Shape-morphing appendages in drag-based underwater rowing by aquatic insects

Many aquatic insects are capable of both terrestrial locomotion (walking) and aquatic locomotion (swimming). These insects use their hind legs as propulsors to navigate underwater, using drag-based rowing at intermediate Reynolds numbers. These hind legs are fringed with many setae (bristles), which extend during the power stroke—increasing the effective surface area—and retract during the recovery stroke. The insects also rotate or “feather” the limb to further differentiate the power and recovery stroke. This shape-morphing quality improves propulsive efficiency, maximizing thrust while reducing drag. However, little is known about the details of the transition between extended and retracted setae, nor the detailed kinematics of the power-recovery cycle.
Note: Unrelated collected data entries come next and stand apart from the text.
class _Collection:

    MAX_RANGES = 8
    MAX_TOMB_FRACTION = 0.25

    def __init__(self, name: str, device: torch.device, dtype: str, log: Optional[DurableLog] = None,
                 query_precision: str = "f32", devices: Optional[Sequence[torch.device]] = None) -> None:
        self.devices = [torch.device(d) for d in devices] if devices else [device]
        self.query_precision = query_precision
        self.name = name
        self.device = device
        self.dtype = dtype
        self.host = HostTable(name)
        self._lock = threading.RLock()
        self._log = log
        self._gen: Optional[int] = None
        self._n_deltas = 0
        self._stamp = None
        self.rebuilds = 0
        self.appends = 0
        self.refreshes = 0
        self.last_load_gbs: Optional[float] = None
        self._reset_resident()

    def _reset_resident(self) -> None:
        old = getattr(self, "_resident", None)
        if old is not None:
            old.close()
        for sh in getattr(self, "_shards", []) or []:
            sh.close()
        multi = getattr(self, "_multi", None)
        if multi is not None:
            multi.close()
        self._multi: Optional[MultiIndex] = None
        self._shards: List[ResidentIndex] = []
        self._bufs: List[torch.Tensor] = []
        self._bounds: List[int] = []
        self._resident: Optional[ResidentIndex] = None
        self._buf: Optional[torch.Tensor] = None
        self._n_res = 0
        self._perm = np.empty(0, np.int64)
        self._res_of = np.empty(0, np.int64)
        self._ranges: Dict[str, List[List[int]]] = {}
        self._tomb = 0
        self._synced_upto = 0
        self._pending_tomb: List[int] = []
        self._force_rebuild = True
        self._seg_key = None

    def __len__(self) -> int:
        return len(self.host)

    def host_row_of(self, chunk_id: str) -> int:
        return int(self.host.find_alive([chunk_id])[0])

    def _host_rows(self, idx: np.ndarray) -> np.ndarray:
        return self.host.gather(np.asarray(idx, dtype=np.int64))

    def _ingest(self, table) -> List[str]:
        _, n, killed, users = self.host.append_table(table)
        if n == 0:
            return []
        self._res_of = _grow_filled(self._res_of, self.host.n_total, -1)
        if killed.size:
            res = self._res_of[killed]
            self._pending_tomb.extend(int(r) for r in res[res >= 0])
            self._res_of[killed] = -1
        return users

    def upsert(self, rows: Iterable[VectorRow]) -> List[str]:
        rows = list(rows)
        if not rows:
            return []
        try:
            table = rows_to_arrow(rows, _unit_f32)
        except ValueError as exc:
            raise ValueError(f"{self.name}: {exc}") from None
        return self.add_table(table)

    def add_table(self, table) -> List[str]:
        if table.num_rows == 0:
            return []
        with self._lock:
            if self._log is None:
                return self._ingest(table)
            with self._log.locked():
                self.refresh()
                users = self._ingest(table)
                self._log.append_delta(table)
                self._n_deltas += 1
                self._stamp = self._log.stamp()
            return users

    def refresh(self, force: bool = False, _depth: int = 0) -> List[str]:
        if self._log is None:
            return []
        stamp = self._log.stamp()
        if stamp == self._stamp and not force and self._gen is not None:
            return []
        users: List[str] = []
        with self._lock:
            m = self._log.manifest()
            try:
                if m["generation"] != self._gen:
                    if self._gen is not None or self.host.n_total:
                        self.host = HostTable(self.name)
                        self._reset_resident()
                    if m["base"]:
                        users += self._ingest(self._log.read_table(m["base"]))
                    self._gen, self._n_deltas = m["generation"], 0
                for fname in m["deltas"][self._n_deltas:]:
                    users += self._ingest(self._log.read_table(fname))
                    self._n_deltas += 1
            except FileNotFoundError:
                if _depth >= 3:
                    raise
                self._gen = None
                return self.refresh(force=True, _depth=_depth + 1)
            self._stamp = stamp
            self.refreshes += 1
        return sorted(set(users))

    def persist(self) -> None:
        if self._log is None:
            raise ValueError("collection has no durable log")
        with self._lock, self._log.locked():
            self.refresh()
            m = self._log.write_base(self.host.to_arrow())
            self._gen, self._n_deltas = m["generation"], 0
            self._stamp = self._log.stamp()

    def _rebuild(self) -> None:
        import time

        host = self.host
        alive = host.alive_rows()
        self._reset_resident()
        self._force_rebuild = False
        self._synced_upto = host.n_total
        self._res_of = np.full(host.n_total, -1, dtype=np.int64)
        n = int(alive.size)
        if n == 0:
            return
        tenant = host.tenant[alive]
        order = np.argsort(tenant, kind="stable")
        perm = alive[order]
        counts = np.bincount(tenant, minlength=len(host.tenants))
        seg = np.zeros(len(host.tenants) + 1, dtype=np.int64)
        np.cumsum(counts, out=seg[1:])
        self._res_of[perm] = np.arange(n, dtype=np.int64)
        cap = max(n + 4096, int(n * 1.25))
        self._perm = np.full(cap, -1, dtype=np.int64)
        self._perm[:n] = perm
        G = len(self.devices)
        self._bounds = [int(round(g * n / G)) for g in range(G)] + [n]
        self._bufs = [ResidentIndex.alloc_rows((self._bounds[g + 1] - self._bounds[g]) if g < G - 1 else cap - self._bounds[g],
                                               host.dim, self.dtype, self.devices[g]) for g in range(G)]
        self._buf = self._bufs[-1]
        t0 = time.perf_counter()
        moved = 0
        jobs = []
        for blk in host.blocks:
            dst = self._res_of[blk.start:blk.start + blk.n]
            if G == 1:
                if (dst >= 0).any():
                    jobs.append((0, blk.emb, dst))
            else:
                for g in range(G):
                    lo, hi = self._bounds[g], self._bounds[g + 1]
                    hit = np.nonzero((dst >= lo) & (dst < hi))[0]
                    if hit.size == 0:
                        continue
                    i0, i1 = int(hit[0]), int(hit[-1]) + 1
                    sub = dst[i0:i1]
                    jobs.append((g, blk.emb[i0:i1], np.where((sub >= lo) & (sub < hi), sub - lo, -1)))
            moved += blk.n
        if G == 1:
            for g, src, local in jobs:
                ResidentIndex.load_rows_into(self._bufs[g], src, dst_rows=local)
        else:
            from concurrent.futures import ThreadPoolExecutor

            def upload(g):
                for gg, src, local in jobs:
                    if gg == g:
                        ResidentIndex.load_rows_into(self._bufs[g], src, dst_rows=local)

            with ThreadPoolExecutor(G) as pool:
                list(pool.map(upload, range(G)))
        dt = time.perf_counter() - t0
        self.last_load_gbs = moved * host.dim * 4 / dt / 1e9 if dt > 0 else None
        self._n_res = n
        self._shards = []
        for g in range(G):
            ng = self._bounds[g + 1] - self._bounds[g]
            sh = ResidentIndex(self._bufs[g][:ng], row_base=self._bounds[g])
            sh.update(self._bufs[g], ng)
            sh.set_query_precision(self.query_precision)
            self._shards.append(sh)
        self._resident = self._shards[-1]
        self._multi = MultiIndex(self._shards) if G > 1 else None
        self._ranges = {host.tenants[i]: [[int(seg[i]), int(seg[i + 1])]] for i in range(len(host.tenants)) if counts[i]}
        self.rebuilds += 1

    def _pending_rows(self) -> np.ndarray:
        lo, hi = self._synced_upto, self.host.n_total
        return np.nonzero(self.host.alive[lo:hi])[0] + lo

    def _apply_deltas(self) -> None:
        if self._pending_tomb:
            tomb = np.asarray(self._pending_tomb, dtype=np.int64)
            G = len(self._bufs)
            which = np.minimum(np.searchsorted(np.asarray(self._bounds[:G]), tomb, side="right") - 1, G - 1)
            for g in np.unique(which):
                idx = torch.as_tensor(tomb[which == g] - self._bounds[int(g)], dtype=torch.int64, device=self._bufs[int(g)].device)
                self._bufs[int(g)].index_fill_(0, idx, float("nan"))
            self._tomb += len(self._pending_tomb)
            self._pending_tomb = []
        rows = self._pending_rows()
        self._synced_upto = self.host.n_total
        if rows.size:
            tenant = self.host.tenant[rows]
            order = np.argsort(tenant, kind="stable")
            rows, tenant = rows[order], tenant[order]
            m = int(rows.size)
            lo = self._n_res
            ResidentIndex.load_rows_into(self._buf, self.host.gather(rows), dst_offset=lo - self._bounds[-2])
            self._perm[lo:lo + m] = rows
            self._res_of[rows] = lo + np.arange(m, dtype=np.int64)
            cuts = np.nonzero(np.diff(tenant))[0] + 1
            for start, end in zip(np.concatenate([[0], cuts]), np.concatenate([cuts, [m]])):
                rl = self._ranges.setdefault(self.host.tenants[int(tenant[start])], [])
                if rl and rl[-1][1] == lo + int(start):
                    rl[-1][1] = lo + int(end)
                else:
                    rl.append([lo + int(start), lo + int(end)])
            self._n_res = lo + m
            self.appends += 1
        self._resident.update(self._buf, self._n_res - self._bounds[-2])
        self._seg_key = None

    def resident(self) -> Optional[ResidentIndex]:
        with self._lock:
            dirty = self._synced_upto != self.host.n_total or self._pending_tomb
            if not self._force_rebuild and not dirty:
                return self._resident
            n_new = int(self.host.alive[self._synced_upto:self.host.n_total].sum())
            need_rebuild = (
                self._force_rebuild or self._resident is None or self._buf is None
                or self._n_res + n_new > self._bounds[-2] + self._buf.shape[0]
                or (self._tomb + len(self._pending_tomb)) > self.MAX_TOMB_FRACTION * max(self._n_res, 1)
                or any(len(r) >= self.MAX_RANGES for r in self._ranges.values())
            )
            if need_rebuild:
                self._rebuild()
            else:
                self._apply_deltas()
            return self._resident

    def search_device(self, user_ids: Sequence[str], vectors: np.ndarray, top_k: int):
        limit = max(int(top_k), 1)
        if limit > N.MMR_MAX_K:
            raise N.NativeError(f"top_k {limit} > {N.MMR_MAX_K}: not supported by the resident-index kernels")
        with self._lock:
            res = self.resident()
            if res is None:
                return None
            ranges = [self._ranges.get(str(u)) or [] for u in user_ids]
            on_device = isinstance(vectors, torch.Tensor)
            if self._multi is not None:
                host_q = vectors.detach().float().cpu().numpy() if on_device else vectors
                s, r = self._multi.search_host(np.ascontiguousarray(host_q, dtype=np.float32), limit, ranges)
                return torch.from_numpy(s).to(self.devices[0]), torch.from_numpy(r).to(self.devices[0])
            if on_device:
                q = vectors.to(device=self.device, dtype=torch.float32).contiguous()
            else:
                q = torch.from_numpy(np.ascontiguousarray(vectors, dtype=np.float32)).to(self.device)
            return res.search_ranges(q, limit, ranges)

    def row_identity(self, resident_row: int) -> int:
        return int(self._perm[resident_row])

    def chunk_id_of(self, resident_row: int) -> str:
        return self.host.chunk_id_at(int(self._perm[resident_row]))

    def search(self, user_ids: Sequence[str], vectors: np.ndarray, top_k: int) -> List[List[Dict[str, Any]]]:
        limit = max(int(top_k), 1)
        if limit > N.MMR_MAX_K:
            raise N.NativeError(f"top_k {limit} > {N.MMR_MAX_K}: not supported by the resident-index kernels")
        with self._lock:
            res = self.resident()
            out: List[List[Dict[str, Any]]] = [[] for _ in user_ids]
            if res is None:
                return out
            ranges = [self._ranges.get(str(u)) for u in user_ids]
            live = [i for i, r in enumerate(ranges) if r]
            if not live:
                return out
            q = vectors if len(live) == len(ranges) else vectors[live]
            if q.dtype != np.float32 or not q.flags.c_contiguous:
                q = np.ascontiguousarray(q, dtype=np.float32)
            first = ranges[live[0]]
            if self._multi is not None:
                scores, rows = self._multi.search_host(q, limit, [ranges[i] for i in live])
            elif len(first) == 1 and all(ranges[i] == first for i in live):
                lo, hi = first[0]
                if self._seg_key != (lo, hi, self._n_res):
                    res.update(self._buf, self._n_res, seg_offsets=[lo, hi])
                    self._seg_key = (lo, hi, self._n_res)
                if len(live) == 1 and hasattr(res, "search_host_one"):
                    scores, rows = res.search_host_one(q, limit, 0)
                else:
                    scores, rows = res.search_host(q, limit, [0] * len(live))
            else:
                s_dev, r_dev = res.search_ranges(torch.from_numpy(q).to(self.device), limit, [ranges[i] for i in live])
                scores, rows = s_dev.cpu().numpy(), r_dev.cpu().numpy()
            one = np.float32(1.0)
            sims = (1.0 - (one - scores).astype(np.float64)).tolist()
            hit_rows = rows.tolist()
            host, perm = self.host, self._perm
            for j, i in enumerate(live):
                rr = hit_rows[j]
                n = len(rr) if rr[-1] >= 0 else rr.index(-1)
                hrows = [perm[r] for r in rr[:n]]
                ids, metas = host.hits_at(hrows)
                sj = sims[j]
                out[i] = [{"chunk_id": ids[p], "score": sj[p], "meta": metas[p]} for p in range(n)]
            return out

Here we investigate the hind limb shape change of three distinct insect families that use this mechanism to locomote underwater: water boatmen (Corixidae), backswimmers (Notonectidae), and diving beetles (Dytiscidae). We present time-varying measurements of the paddle’s frontal area and stroke kinematics throughout the swimming stroke, identifying similarities and differences across species. We also present preliminary measurements of the flows generated by the paddle as it changes shape. Our results provide a foundation for exploring the forces generated by bristled appendages during underwater locomotion at intermediate Re.